(Dataset entries)
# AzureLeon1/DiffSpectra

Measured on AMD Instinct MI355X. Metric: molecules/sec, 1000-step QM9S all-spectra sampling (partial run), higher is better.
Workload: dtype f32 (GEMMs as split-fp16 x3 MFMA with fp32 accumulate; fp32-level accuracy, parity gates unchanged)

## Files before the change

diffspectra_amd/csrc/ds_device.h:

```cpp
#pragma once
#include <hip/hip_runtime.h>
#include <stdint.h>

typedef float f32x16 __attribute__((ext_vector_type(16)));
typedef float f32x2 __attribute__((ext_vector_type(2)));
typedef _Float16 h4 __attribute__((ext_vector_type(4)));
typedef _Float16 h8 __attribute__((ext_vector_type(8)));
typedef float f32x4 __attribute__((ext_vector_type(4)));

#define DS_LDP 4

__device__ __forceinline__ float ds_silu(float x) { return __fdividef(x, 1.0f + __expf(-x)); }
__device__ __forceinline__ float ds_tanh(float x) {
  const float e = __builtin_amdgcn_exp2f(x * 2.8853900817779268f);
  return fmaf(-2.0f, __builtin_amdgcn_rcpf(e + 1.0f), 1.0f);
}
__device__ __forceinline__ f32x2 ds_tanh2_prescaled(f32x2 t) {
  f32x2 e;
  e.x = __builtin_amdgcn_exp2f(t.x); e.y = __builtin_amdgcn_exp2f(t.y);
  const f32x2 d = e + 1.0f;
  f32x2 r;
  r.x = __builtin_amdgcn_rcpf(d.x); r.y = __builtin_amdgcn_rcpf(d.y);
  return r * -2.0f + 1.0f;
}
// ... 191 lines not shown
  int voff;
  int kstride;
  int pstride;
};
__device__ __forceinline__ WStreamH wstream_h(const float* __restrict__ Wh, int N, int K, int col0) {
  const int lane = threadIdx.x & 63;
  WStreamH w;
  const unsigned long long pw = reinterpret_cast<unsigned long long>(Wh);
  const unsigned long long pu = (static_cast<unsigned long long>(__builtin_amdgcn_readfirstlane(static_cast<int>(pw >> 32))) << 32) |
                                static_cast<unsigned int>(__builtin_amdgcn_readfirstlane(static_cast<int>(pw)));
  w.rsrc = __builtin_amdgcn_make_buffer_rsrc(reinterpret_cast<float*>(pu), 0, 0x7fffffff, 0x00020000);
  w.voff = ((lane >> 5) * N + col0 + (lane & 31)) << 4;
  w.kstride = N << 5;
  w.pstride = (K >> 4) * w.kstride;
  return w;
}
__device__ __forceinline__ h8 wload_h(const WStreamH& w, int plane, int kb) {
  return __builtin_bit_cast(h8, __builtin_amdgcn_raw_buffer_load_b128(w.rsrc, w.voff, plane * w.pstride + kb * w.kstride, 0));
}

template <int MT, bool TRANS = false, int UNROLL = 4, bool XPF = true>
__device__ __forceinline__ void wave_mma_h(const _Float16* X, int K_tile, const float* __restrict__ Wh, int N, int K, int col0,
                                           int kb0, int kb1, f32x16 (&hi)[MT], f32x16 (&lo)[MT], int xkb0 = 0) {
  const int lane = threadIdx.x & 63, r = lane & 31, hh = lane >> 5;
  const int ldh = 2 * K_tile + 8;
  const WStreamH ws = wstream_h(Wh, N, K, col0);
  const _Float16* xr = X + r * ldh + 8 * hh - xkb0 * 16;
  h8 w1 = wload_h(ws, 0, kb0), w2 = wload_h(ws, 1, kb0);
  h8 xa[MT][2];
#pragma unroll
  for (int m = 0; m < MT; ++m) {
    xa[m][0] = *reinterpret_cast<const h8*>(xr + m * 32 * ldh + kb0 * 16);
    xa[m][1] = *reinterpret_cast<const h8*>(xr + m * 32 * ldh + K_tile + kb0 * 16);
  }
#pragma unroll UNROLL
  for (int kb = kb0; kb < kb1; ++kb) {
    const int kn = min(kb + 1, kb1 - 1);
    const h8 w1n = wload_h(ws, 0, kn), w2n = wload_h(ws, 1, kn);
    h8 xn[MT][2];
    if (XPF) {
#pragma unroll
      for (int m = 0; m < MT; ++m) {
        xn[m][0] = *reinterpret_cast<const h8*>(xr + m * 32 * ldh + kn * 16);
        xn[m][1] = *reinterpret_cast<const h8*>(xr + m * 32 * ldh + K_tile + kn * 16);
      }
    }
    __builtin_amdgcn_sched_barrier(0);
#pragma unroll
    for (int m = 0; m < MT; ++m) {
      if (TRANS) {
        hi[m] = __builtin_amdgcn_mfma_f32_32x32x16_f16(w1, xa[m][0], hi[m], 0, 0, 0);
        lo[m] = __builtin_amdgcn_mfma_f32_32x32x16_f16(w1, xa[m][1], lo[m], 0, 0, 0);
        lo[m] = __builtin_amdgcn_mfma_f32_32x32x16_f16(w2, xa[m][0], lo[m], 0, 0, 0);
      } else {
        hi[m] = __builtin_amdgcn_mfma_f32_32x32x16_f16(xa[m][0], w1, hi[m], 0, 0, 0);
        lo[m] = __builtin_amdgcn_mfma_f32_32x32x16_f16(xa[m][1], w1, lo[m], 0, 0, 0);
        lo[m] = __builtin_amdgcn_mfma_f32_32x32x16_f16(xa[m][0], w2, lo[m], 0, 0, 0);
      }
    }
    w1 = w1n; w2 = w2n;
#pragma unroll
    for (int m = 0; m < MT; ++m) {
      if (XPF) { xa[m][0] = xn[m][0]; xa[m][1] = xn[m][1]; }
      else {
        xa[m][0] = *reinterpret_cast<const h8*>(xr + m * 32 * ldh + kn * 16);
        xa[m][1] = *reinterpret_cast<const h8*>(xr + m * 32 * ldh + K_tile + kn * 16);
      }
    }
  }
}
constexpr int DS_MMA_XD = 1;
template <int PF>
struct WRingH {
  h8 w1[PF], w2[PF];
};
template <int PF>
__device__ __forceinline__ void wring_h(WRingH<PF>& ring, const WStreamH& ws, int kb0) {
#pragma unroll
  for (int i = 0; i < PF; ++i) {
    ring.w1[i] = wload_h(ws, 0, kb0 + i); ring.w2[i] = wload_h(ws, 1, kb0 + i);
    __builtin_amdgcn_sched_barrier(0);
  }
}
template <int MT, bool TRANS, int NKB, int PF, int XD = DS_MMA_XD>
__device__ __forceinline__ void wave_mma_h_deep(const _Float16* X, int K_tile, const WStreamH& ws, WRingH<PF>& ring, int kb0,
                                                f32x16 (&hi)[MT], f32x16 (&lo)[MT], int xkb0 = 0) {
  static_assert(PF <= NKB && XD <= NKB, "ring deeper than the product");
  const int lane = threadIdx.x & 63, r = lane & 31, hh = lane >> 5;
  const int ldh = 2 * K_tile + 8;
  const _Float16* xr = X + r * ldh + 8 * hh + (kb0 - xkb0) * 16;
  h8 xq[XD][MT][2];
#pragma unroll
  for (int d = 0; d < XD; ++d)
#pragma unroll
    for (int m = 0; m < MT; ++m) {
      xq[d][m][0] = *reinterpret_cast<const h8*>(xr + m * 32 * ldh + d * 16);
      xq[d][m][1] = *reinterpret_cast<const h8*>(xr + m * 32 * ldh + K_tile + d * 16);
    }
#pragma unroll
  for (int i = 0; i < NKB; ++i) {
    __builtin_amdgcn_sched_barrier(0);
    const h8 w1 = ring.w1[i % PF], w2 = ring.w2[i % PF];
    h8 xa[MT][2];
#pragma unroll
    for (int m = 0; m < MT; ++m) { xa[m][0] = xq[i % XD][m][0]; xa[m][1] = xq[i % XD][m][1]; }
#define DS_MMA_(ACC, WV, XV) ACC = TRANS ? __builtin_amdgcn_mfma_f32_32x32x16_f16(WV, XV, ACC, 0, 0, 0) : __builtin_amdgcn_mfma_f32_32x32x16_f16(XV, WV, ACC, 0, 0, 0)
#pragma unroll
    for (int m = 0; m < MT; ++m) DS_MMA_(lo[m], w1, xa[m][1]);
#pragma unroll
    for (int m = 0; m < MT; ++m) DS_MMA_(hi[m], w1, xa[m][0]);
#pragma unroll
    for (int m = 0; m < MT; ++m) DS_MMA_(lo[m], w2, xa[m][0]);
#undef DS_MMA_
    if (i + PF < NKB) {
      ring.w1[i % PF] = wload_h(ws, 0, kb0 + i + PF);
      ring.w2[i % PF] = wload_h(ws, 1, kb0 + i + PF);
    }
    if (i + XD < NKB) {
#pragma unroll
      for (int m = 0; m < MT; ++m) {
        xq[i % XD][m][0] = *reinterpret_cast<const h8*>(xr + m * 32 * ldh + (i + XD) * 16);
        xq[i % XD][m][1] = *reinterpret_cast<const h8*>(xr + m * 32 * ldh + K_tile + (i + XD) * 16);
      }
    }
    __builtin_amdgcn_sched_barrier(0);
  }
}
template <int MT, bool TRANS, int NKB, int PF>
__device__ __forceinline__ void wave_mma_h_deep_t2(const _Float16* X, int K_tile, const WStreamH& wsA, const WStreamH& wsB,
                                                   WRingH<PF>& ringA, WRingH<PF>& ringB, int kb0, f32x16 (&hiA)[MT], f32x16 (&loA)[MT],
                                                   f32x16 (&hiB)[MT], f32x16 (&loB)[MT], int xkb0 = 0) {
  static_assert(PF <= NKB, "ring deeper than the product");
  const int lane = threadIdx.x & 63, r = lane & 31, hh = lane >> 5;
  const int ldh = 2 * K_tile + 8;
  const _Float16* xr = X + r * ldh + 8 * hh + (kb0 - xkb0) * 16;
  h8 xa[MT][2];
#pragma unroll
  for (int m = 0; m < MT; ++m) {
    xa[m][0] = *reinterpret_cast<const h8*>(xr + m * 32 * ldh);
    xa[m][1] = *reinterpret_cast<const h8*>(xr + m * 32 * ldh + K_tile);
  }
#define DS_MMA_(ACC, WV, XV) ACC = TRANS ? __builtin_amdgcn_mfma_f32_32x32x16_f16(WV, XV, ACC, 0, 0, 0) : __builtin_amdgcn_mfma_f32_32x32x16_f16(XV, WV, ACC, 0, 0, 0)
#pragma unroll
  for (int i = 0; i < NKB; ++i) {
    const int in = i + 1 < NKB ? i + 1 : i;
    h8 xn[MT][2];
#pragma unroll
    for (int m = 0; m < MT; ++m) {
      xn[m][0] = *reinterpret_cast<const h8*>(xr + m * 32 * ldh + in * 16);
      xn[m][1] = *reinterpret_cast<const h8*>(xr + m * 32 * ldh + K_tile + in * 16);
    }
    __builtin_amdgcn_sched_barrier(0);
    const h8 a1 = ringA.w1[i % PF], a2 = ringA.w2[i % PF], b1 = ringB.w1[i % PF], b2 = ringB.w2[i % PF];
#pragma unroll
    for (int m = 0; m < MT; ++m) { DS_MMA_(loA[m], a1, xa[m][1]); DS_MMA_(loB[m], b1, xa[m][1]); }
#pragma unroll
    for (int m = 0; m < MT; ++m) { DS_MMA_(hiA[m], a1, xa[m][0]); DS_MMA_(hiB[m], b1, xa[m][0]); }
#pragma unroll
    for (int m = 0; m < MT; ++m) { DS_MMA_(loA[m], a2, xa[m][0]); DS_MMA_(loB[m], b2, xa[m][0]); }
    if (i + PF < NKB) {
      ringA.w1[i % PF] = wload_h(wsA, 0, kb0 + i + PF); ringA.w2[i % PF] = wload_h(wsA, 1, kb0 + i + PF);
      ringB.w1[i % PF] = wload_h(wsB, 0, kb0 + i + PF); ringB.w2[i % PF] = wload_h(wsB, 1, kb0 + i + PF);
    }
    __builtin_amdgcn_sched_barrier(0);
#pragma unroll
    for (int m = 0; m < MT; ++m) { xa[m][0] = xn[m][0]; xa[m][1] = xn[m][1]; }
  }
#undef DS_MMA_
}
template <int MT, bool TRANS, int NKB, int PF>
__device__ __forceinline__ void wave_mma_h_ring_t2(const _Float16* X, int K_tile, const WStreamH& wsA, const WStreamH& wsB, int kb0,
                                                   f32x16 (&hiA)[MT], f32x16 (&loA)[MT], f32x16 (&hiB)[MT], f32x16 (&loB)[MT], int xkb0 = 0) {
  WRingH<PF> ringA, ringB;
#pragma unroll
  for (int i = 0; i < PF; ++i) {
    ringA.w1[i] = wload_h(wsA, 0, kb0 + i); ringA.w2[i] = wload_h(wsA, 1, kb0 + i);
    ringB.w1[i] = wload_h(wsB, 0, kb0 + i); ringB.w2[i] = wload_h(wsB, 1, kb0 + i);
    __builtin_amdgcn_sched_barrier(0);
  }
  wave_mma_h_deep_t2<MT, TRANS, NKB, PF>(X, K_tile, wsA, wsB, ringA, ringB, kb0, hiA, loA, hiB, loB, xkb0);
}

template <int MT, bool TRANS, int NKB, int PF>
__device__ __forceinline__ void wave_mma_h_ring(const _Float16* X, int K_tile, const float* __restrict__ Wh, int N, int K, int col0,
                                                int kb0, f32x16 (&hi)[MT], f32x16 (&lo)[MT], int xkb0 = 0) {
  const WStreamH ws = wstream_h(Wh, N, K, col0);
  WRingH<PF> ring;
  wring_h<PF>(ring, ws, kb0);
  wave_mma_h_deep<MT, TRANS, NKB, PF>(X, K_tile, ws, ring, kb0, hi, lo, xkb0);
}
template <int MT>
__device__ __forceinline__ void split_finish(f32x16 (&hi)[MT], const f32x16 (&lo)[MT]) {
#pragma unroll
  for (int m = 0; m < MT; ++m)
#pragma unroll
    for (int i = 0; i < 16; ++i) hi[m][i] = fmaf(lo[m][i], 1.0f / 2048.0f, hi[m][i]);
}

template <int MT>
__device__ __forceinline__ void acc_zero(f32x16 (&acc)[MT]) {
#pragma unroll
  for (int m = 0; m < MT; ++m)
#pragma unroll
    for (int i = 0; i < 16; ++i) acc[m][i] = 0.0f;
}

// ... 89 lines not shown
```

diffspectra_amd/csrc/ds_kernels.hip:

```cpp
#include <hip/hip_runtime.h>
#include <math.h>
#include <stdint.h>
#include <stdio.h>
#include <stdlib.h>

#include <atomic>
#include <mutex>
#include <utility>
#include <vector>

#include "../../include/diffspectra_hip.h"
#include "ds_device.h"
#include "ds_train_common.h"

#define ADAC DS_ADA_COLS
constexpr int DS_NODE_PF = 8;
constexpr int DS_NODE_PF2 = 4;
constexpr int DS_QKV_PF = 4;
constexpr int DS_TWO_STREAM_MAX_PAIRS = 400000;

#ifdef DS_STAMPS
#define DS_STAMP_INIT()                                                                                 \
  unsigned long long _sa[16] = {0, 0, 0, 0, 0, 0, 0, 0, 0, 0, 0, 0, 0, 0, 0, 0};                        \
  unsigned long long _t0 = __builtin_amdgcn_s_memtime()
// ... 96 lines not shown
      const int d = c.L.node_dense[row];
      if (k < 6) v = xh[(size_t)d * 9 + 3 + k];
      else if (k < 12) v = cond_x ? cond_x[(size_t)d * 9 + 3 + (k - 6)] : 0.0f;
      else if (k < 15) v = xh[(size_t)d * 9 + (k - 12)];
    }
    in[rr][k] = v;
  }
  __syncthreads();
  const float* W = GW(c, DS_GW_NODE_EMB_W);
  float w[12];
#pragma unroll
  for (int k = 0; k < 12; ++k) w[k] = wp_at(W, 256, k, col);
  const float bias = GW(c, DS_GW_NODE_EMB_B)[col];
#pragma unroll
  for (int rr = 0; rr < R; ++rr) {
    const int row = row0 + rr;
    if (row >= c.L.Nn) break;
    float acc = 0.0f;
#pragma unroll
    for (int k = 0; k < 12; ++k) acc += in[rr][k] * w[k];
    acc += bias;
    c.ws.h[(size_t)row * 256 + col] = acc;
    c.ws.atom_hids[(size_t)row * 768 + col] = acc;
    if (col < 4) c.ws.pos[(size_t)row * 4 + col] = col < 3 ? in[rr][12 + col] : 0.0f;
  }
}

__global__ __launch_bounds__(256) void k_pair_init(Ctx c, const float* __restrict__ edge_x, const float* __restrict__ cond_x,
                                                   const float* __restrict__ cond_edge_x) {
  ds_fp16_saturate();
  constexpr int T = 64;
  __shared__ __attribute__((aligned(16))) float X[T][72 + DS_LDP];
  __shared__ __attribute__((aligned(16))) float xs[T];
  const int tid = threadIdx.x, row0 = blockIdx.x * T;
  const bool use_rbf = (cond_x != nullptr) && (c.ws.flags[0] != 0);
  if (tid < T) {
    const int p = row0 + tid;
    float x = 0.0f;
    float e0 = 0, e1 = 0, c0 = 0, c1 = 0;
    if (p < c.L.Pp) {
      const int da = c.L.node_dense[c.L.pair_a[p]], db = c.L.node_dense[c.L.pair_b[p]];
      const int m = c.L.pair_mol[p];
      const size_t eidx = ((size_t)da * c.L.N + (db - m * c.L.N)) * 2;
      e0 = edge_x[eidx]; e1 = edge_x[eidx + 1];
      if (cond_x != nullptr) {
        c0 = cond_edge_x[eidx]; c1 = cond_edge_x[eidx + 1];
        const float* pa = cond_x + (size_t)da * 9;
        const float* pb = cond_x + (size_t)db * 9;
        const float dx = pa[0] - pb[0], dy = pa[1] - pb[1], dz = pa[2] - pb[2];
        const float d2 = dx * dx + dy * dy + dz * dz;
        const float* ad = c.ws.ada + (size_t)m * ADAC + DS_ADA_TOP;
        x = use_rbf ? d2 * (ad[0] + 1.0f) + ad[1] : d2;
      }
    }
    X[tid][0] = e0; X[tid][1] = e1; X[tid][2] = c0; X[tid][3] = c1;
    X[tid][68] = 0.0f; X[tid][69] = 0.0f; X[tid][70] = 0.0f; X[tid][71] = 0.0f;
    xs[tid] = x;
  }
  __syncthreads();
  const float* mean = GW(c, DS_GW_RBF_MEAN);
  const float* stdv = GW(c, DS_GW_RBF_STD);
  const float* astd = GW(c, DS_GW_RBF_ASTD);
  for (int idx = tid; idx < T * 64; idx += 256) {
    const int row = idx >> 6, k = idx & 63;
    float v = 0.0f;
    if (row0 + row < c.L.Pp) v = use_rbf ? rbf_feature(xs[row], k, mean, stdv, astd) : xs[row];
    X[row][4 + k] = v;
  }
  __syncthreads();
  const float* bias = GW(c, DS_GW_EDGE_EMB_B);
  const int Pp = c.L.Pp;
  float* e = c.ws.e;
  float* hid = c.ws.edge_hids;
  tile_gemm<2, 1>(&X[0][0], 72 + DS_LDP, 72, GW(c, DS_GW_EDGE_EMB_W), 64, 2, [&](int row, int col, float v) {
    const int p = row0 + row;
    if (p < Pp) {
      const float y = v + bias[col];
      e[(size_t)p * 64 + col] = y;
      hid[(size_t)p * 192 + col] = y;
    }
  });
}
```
---
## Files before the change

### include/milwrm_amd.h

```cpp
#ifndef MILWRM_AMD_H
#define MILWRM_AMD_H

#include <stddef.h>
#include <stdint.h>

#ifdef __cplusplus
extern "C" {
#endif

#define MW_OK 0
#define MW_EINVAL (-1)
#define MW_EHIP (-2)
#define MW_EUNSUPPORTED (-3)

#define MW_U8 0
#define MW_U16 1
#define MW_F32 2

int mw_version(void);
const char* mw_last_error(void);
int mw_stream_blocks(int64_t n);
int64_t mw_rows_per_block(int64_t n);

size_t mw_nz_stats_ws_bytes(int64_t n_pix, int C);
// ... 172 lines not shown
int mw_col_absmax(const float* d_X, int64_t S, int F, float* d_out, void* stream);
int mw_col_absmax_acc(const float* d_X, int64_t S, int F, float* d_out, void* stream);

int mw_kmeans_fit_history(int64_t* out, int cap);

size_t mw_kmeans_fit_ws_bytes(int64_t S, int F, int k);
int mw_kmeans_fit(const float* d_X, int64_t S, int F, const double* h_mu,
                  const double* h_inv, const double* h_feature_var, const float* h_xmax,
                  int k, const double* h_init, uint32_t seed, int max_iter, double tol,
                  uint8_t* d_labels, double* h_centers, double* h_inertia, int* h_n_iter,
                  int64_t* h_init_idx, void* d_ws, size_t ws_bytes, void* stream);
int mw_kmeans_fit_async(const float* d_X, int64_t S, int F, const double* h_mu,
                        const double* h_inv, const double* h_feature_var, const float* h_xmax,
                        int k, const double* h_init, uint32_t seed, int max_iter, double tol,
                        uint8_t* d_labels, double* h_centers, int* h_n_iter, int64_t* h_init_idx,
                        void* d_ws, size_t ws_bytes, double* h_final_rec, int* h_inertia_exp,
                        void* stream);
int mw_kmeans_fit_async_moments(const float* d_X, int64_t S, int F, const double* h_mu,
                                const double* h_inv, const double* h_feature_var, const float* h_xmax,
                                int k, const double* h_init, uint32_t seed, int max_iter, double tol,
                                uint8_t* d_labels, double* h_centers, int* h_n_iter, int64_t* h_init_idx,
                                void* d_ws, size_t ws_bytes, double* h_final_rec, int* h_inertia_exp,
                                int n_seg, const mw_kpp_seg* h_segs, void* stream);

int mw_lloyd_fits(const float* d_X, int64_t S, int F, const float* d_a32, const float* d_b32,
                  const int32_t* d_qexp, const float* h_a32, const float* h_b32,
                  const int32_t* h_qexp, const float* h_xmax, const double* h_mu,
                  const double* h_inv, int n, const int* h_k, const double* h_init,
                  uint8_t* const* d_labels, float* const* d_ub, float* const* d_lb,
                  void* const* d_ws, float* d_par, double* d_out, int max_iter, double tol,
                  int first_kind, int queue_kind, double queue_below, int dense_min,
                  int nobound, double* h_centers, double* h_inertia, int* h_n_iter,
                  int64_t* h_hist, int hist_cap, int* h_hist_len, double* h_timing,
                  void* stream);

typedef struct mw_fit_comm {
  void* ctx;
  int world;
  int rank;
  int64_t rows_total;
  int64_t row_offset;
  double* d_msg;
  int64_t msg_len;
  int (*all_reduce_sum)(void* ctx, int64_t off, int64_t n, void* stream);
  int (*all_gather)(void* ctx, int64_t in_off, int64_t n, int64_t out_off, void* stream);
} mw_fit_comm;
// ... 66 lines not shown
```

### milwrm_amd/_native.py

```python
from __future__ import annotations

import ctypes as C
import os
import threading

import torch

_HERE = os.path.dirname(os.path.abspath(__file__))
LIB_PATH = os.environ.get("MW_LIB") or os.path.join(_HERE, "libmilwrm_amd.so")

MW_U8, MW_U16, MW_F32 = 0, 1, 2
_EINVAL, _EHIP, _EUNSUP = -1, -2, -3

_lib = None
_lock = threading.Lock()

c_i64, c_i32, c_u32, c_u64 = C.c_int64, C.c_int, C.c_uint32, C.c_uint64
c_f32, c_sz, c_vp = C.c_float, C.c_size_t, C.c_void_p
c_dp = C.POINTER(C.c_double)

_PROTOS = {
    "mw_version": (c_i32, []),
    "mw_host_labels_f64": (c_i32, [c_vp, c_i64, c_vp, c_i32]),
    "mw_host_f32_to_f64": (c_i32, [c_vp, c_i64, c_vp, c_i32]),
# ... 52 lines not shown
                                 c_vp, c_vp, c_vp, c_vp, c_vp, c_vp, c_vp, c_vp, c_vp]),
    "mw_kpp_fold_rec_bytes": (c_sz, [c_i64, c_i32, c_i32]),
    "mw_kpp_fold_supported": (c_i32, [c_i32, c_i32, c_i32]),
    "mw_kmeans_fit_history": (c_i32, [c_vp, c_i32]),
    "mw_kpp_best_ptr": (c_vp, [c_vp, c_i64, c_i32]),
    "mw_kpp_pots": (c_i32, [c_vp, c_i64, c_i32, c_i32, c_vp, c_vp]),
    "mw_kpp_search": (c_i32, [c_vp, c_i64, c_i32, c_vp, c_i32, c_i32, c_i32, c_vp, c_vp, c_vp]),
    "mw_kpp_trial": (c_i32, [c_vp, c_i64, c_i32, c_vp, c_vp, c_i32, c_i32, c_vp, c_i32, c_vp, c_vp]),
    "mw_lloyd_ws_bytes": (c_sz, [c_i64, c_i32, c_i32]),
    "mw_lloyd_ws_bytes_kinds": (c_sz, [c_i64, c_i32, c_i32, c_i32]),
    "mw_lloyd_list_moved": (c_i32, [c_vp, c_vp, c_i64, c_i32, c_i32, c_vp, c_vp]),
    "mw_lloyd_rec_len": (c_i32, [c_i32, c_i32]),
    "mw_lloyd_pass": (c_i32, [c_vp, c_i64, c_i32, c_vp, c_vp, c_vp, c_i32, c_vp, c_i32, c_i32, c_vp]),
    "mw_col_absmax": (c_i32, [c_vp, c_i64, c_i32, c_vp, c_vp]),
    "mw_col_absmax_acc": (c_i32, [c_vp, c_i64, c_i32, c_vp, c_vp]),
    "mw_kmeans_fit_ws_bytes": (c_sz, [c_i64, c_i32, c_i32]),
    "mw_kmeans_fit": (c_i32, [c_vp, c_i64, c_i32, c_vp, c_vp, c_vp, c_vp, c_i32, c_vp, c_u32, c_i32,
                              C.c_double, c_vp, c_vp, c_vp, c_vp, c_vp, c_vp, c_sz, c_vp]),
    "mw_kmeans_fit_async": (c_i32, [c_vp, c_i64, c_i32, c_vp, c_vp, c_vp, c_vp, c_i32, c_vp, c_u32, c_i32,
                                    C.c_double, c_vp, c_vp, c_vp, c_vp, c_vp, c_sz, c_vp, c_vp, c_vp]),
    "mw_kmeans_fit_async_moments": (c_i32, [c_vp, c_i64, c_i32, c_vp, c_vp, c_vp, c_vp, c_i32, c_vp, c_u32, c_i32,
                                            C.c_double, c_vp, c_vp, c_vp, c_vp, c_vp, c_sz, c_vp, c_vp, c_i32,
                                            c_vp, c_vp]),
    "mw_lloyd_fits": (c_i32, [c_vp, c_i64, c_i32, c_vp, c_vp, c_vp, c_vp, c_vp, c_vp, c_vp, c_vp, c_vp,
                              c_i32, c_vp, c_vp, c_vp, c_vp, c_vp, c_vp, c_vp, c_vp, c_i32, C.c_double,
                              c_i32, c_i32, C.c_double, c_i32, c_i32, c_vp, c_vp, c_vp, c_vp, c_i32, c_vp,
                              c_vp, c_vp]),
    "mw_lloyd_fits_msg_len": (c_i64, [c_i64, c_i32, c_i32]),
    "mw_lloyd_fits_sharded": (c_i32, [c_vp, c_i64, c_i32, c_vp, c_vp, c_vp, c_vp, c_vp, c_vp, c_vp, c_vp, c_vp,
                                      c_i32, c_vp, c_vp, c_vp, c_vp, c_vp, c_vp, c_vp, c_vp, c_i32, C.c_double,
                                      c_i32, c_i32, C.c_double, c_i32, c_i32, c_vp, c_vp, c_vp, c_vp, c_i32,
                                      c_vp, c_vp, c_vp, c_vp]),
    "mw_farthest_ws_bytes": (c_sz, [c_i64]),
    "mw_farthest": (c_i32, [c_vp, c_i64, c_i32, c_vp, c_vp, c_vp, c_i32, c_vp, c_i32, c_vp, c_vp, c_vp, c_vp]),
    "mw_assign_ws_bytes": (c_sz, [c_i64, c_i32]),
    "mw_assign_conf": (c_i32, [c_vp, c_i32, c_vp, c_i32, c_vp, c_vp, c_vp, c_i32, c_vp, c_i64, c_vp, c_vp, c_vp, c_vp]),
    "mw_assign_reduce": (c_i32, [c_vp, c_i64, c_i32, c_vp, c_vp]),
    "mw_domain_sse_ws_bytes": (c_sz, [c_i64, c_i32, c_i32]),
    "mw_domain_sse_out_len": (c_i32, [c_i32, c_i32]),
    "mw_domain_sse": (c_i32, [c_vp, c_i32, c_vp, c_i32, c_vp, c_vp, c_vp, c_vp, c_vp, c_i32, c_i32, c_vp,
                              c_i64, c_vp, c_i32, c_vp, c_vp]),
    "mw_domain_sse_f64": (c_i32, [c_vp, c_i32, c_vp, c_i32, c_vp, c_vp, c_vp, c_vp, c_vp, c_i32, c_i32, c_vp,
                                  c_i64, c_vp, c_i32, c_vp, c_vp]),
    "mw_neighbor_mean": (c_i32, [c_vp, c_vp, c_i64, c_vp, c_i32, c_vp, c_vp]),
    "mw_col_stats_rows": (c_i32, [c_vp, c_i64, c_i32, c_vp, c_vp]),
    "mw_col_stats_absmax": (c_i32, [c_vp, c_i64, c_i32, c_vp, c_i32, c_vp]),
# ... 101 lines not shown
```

**WHAT IS NEEDED:**
Look through the entries and copy every line in which the string "eidx" appears.

**SOLUTION BELOW:**
      const size_t eidx = ((size_t)da * c.L.N + (db - m * c.L.N)) * 2;
      e0 = edge_x[eidx]; e1 = edge_x[eidx + 1];
        c0 = cond_edge_x[eidx]; c1 = cond_edge_x[eidx + 1];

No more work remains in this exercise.